Pero entonces Vic oyó un repiqueteo, un ruido hueco y otro sordo, de una puerta cerrándose.
—Ya está bien de cháchara —dijo el señor Manx con su voz risueña de pregonero de carnaval—. Este hombrecito ha vivido muchas cosas últimamente y no quiero que se altere.
Vic se echó a llorar. Apoyó un puño contra la encimera de la cocina y lloró pegada al teléfono.

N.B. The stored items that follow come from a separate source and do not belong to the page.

__global__ __launch_bounds__(DP_THREADS, 2) void dense_pairs_kernel(DenseDims d, const unsigned short* __restrict__ wpair,
                                                                    const unsigned short* __restrict__ xfrag, float* __restrict__ part,
                                                                    int* __restrict__ item_counter, int total_items) {
    constexpr int NP = 2;
    __shared__ __attribute__((aligned(16))) unsigned char dp_lds[DP_NST * DP_STAGE<NP>];
    __shared__ int s_next[2];
    const int tid = threadIdx.x, lane = tid & 63;
    const int wave = __builtin_amdgcn_readfirstlane(tid >> 6);
    const int r31 = lane & 31, h = lane >> 5;
    const unsigned lds0 = lds_addr(dp_lds);
    typedef __attribute__((address_space(3))) const bf16x8 lds_cbf8;
    int parity = 0;
    for (int item = blockIdx.x; item < total_items;) {
        int nx = 0;
        if (tid == 0)
            asm volatile("s_nop 4\n\tglobal_atomic_add %0, %1, %2, %3 sc0" : "=v"(nx) : "v"(0), "v"(1), "s"(item_counter) : "memory");
        int t = item;
        const int mt = t % d.mtiles; t /= d.mtiles;
        const int nt = t % d.ntiles;
        const int ks = t / d.ntiles;
        const int c0 = ks * d.cpp, c1 = c0 + d.cpp < d.chunks ? c0 + d.cpp : d.chunks;
        const bf16x8* wbase = reinterpret_cast<const bf16x8*>(wpair) + ((size_t)mt * d.chunks * 8 + wave) * 256 + lane;
        const unsigned char* xsrc = reinterpret_cast<const unsigned char*>(xfrag) + (size_t)nt * d.chunks * DP_STAGE<NP>;
        bf16x8 af[3][2][NP];
        auto load_a = [&](int c, auto o_tag) {
            constexpr int o = decltype(o_tag)::value;
            const bf16x8* src = wbase + (size_t)c * (8 * 256);
#pragma unroll
            for (int s = 0; s < 2; ++s)
#pragma unroll
                for (int q = 0; q < NP; ++q) af[o][s][q] = src[(2 * s + q) * 64];
        };
        auto issue_b = [&](int c) {
            const unsigned char* src = xsrc + (size_t)c * DP_STAGE<NP>;
            const unsigned dst = lds0 + (unsigned)((c % DP_NST) * DP_STAGE<NP>);
#pragma unroll
            for (int k = 0; k < NP; ++k) {
                const int f = NP * wave + k;
                dma16((unsigned)(f * 1024 + lane * 16), src, __builtin_amdgcn_readfirstlane(dst + (unsigned)f * 1024u));
            }
        };
        f32x16 acc[4], tq[4];
#pragma unroll
        for (int j = 0; j < 4; ++j)
#pragma unroll
            for (int e = 0; e < 16; ++e) { acc[j][e] = 0.f; tq[j][e] = 0.f; }
        __builtin_amdgcn_s_barrier();
        load_a(c0, std::integral_constant<int, 0>());
        issue_b(c0);
        if (c0 + 1 < c1) { load_a(c0 + 1, std::integral_constant<int, 1>()); issue_b(c0 + 1); }
        int fold = 0;
        auto chunk = [&](auto o_tag, auto o2_tag, int c) {
            constexpr int o = decltype(o_tag)::value;
            if (c + 1 < c1) asm volatile("s_waitcnt vmcnt(%0)" ::"n"(4 + NP) : "memory"); else asm volatile("s_waitcnt vmcnt(0)" ::: "memory");
            if (c == c0 && tid == 0) { asm volatile("" : "+v"(nx)); s_next[parity] = nx + (int)gridDim.x; }
            __builtin_amdgcn_s_barrier();
            if (c + 2 < c1) { load_a(c + 2, o2_tag); issue_b(c + 2); }
            const unsigned stage = lds0 + (unsigned)((c % DP_NST) * DP_STAGE<NP> + lane * 16);
#pragma unroll
            for (int s = 0; s < 2; ++s) {
                bf16x8 bfr[4][NP];
#pragma unroll
                for (int j = 0; j < 4; ++j)
#pragma unroll
                    for (int q = 0; q < NP; ++q) bfr[j][q] = *(lds_cbf8*)(stage + (unsigned)((((q * 2 + s) * 4) + j) * 1024));
                constexpr int PA[3] = {1, 0, 0}, PB[3] = {0, 1, 0};
#pragma unroll
                for (int pr = 0; pr < 3; ++pr)
#pragma unroll
                    for (int j = 0; j < 4; ++j)
                        tq[j] = __builtin_amdgcn_mfma_f32_32x32x16_f16(__builtin_bit_cast(f16x8, af[o][s][PA[pr]]),
                                                                       __builtin_bit_cast(f16x8, bfr[j][PB[pr]]), tq[j], 0, 0, 0);
            }
            if (++fold == DP_FOLD || c + 1 == c1) {
#pragma unroll
                for (int j = 0; j < 4; ++j) {
                    acc[j] += tq[j];
#pragma unroll
                    for (int e = 0; e < 16; ++e) tq[j][e] = 0.f;
                }
                fold = 0;
            }
        };
        int c = c0;
        for (; c + 2 < c1; c += 3) {
            chunk(std::integral_constant<int, 0>(), std::integral_constant<int, 2>(), c);
            chunk(std::integral_constant<int, 1>(), std::integral_constant<int, 0>(), c + 1);
            chunk(std::integral_constant<int, 2>(), std::integral_constant<int, 1>(), c + 2);
        }
        if (c < c1) chunk(std::integral_constant<int, 0>(), std::integral_constant<int, 2>(), c);
        if (c + 1 < c1) chunk(std::integral_constant<int, 1>(), std::integral_constant<int, 0>(), c + 1);
#pragma unroll
        for (int j = 0; j < 4; ++j) {
            const int n = nt * DP_BN + 32 * j + r31;
            if (n >= d.N) continue;
            float* prow = part + ((size_t)ks * d.N + n) * d.OC + mt * DP_BM + 32 * wave + 4 * h;
#pragma unroll
            for (int q = 0; q < 4; ++q) {
                if (mt * DP_BM + 32 * wave + 8 * q >= d.OC) continue;
                f32x4v v4 = {acc[j][4 * q] * d.oscale, acc[j][4 * q + 1] * d.oscale, acc[j][4 * q + 2] * d.oscale, acc[j][4 * q + 3] * d.oscale};
                *reinterpret_cast<f32x4v*>(prow + 8 * q) = v4;
            }
        }
        item = __builtin_amdgcn_readfirstlane(s_next[parity]);
        parity ^= 1;
    }
}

El niño que había oído al otro lado de la línea hablaba con la voz de Wayne… pero no era Wayne. No exactamente. Había en él una somnolencia, una actitud ausente y una distancia, no solo respecto a la situación, sino respecto al niño serio y contenido que había sido siempre. Solo había vuelto a ser él al final, después de que Vic le recordara lo de Hooper. Entonces, por un momento, había parecido confuso y asustado, pero él mismo. También parecía drogado, como alguien que acaba de salir de una larga anestesia.
El coche le estaba anestesiando de alguna manera. Anestesiándole mientras le robaba su esencia, su wayneidad, y dejaba solo algo, una criatura, feliz e incapaz de pensar. Un vampiro, supuso, como Brad McCauley, aquel niñito frío que había intentado matarla en la casa al norte de Gunbarrel muchos años atrás. Se le estaba ocurriendo una teoría que le daba miedo desarrollar, de la que tenía que huir o de lo contrario se pondría a gritar.
—¿Estás bien, Victoria? ¿Prefieres que te llame en otro momento?
—Le estás matando —le dijo—. Se está muriendo.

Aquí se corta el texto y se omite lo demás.